The safety and scientific validity of this study is the responsibility of the study sponsor and investigators. Listing a study does not mean it has been evaluated by the U.S. Federal Government. Read our disclaimer for details. Identifier: NCT03050424
Recruitment Status : Unknown
Verified May 2017 by Royal Brompton & Harefield NHS Foundation Trust.
Recruitment status was:  Recruiting
First Posted : February 10, 2017
Last Update Posted : May 12, 2017
Information provided by (Responsible Party):
Royal Brompton & Harefield NHS Foundation Trust

Brief Summary:
This phase II single centre, double blind, placebo-controlled, randomised trial aims to test the hypothesis that intravenous iron improves exercise performance in Chronic Obstructive Pulmonary Disease (COPD) as measured by constant rate cycle ergometry.

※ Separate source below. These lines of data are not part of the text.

## Use 512-thread workgroups looping over column blocks in PointNet conv chain kernels

For large batches, the forward and backward conv-chain kernels now launch 8-wave workgroups that loop over several column blocks. Each workgroup fetches, scales and splits the per-instance weights into LDS once and reuses them across more columns, which cuts repeated weight loading and setup. The backward kernel now holds the weight preamble once and accumulates dT partials across iterations. The forward epilogue can fuse the Y store into the mask loop when all lanes are live. It also adds compile-time CC_CUT switches for profiling, plus build-guard updates to check both kernel instances. The trade-off is fewer, larger workgroups, which means more register and LDS pressure per group and possibly less occupancy or overlap.

```diff
diff --git a/geoa3_amd/build.py b/geoa3_amd/build.py
--- a/geoa3_amd/build.py
+++ b/geoa3_amd/build.py
@@ -53,7 +53,7 @@
             h.update(f.read())
     h.update(" ".join(flags or FLAGS).encode())
     h.update(hipcc_version().encode())
-    h.update(repr((ISA_GUARD_ALL, sorted(ISA_GUARDS.items()))).encode())
+    h.update(repr((ISA_GUARD_ALL, sorted(ISA_GUARDS.items()), sorted(ISA_GUARD_INSTANCES.items()))).encode())
     return h.hexdigest()
 
 
@@ -69,8 +69,8 @@
     extra = os.environ.get("GEOA3_EXTRA_FILE_FLAGS", "")
     if extra and objdir != OBJDIR:
         names, _, fl = extra.partition(":")
-        if os.path.basename(src) in names.split(",") and fl not in flags:
-            flags.append(fl)
+        if os.path.basename(src) in names.split(","):
+            flags += [f for f in fl.split() if f not in flags]
     obj = os.path.join(objdir, os.path.basename(src) + ".o")
     stamp = obj + ".sha1"
     dig = _digest(src, flags)
@@ -99,9 +99,10 @@
     return obj
 
 
-ISA_GUARDS = {"pointnet_conv_chain.hip": ("conv_bwd_chain_kernel", r"v_pk_(mul|fma|add)_f32"),
+ISA_GUARDS = {"pointnet_conv_chain.hip": (r"conv_bwd_chain(_wg8)?_kernel", r"v_pk_(mul|fma|add)_f32"),
               "pointnet2_ops.hip": ("fps_kernel", r"v_pk_(mul|fma|add)_f32"),
               "geom_loss.hip": ("geo_fused_kernel", r"v_pk_(mul|fma|add)_f32")}
+ISA_GUARD_INSTANCES = {"pointnet_conv_chain.hip": 2}
 
 
 ISA_GUARD_ALL = r"(?i)v_pk_(mul|fma|add)_f32\w*[^\n]*\bop_sel\s*[:=]\s*\[[^\]]*1"
@@ -161,8 +162,9 @@
     if kernel is None:
         return
     found = list(re.finditer(r"^(_Z\w*%s\w*):" % kernel, asm, re.M))
-    if not found:
-        raise RuntimeError("ISA guard: kernel %s not found in %s" % (kernel, src))
+    if len(found) < ISA_GUARD_INSTANCES.get(os.path.basename(src), 1):
+        raise RuntimeError("ISA guard: kernel %s: %d instance(s) found in %s, %d expected" % (
+            kernel, len(found), src, ISA_GUARD_INSTANCES.get(os.path.basename(src), 1)))
     for m in found:
         body = asm[m.end():]
         body = body[:body.index("s_endpgm")]
diff --git a/geoa3_amd/csrc/pointnet_conv_chain.hip b/geoa3_amd/csrc/pointnet_conv_chain.hip
--- a/geoa3_amd/csrc/pointnet_conv_chain.hip
+++ b/geoa3_amd/csrc/pointnet_conv_chain.hip
@@ -1,6 +1,14 @@
 #include "pointnet_kernels.h"
 
+#ifndef GEOA3_CC_CUT
+#define GEOA3_CC_CUT 0
+#endif
+
 namespace {
+
+constexpr int CC_CUT = GEOA3_CC_CUT;
+
+__device__ __forceinline__ void cc_keep(float v) { asm volatile("" ::"v"(v)); }
 
 __device__ __forceinline__ void cc_writelane(int& d, int v, int l) {
   asm("v_writelane_b32 %0, %1, %2" : "+v"(d) : "s"(v), "n"(l));
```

Condition or disease Intervention/treatment Phase
Chronic Obstructive Pulmonary Disease Drug: Ferric Carboxymaltose Drug: Sodium Chloride 0.9% Phase 2

Detailed Description:

Iron deficiency (ID) is one of the most common nutritional deficiencies affecting humans. Chronic diseases, including COPD, are commonly complicated by iron deficiency anaemia (IDA). It has been well documented that there is an association between both ID and anaemia and reduced exercise capacity. It has been postulated that addressing this ID may be a novel approach to improve exercise capacity and quality of life.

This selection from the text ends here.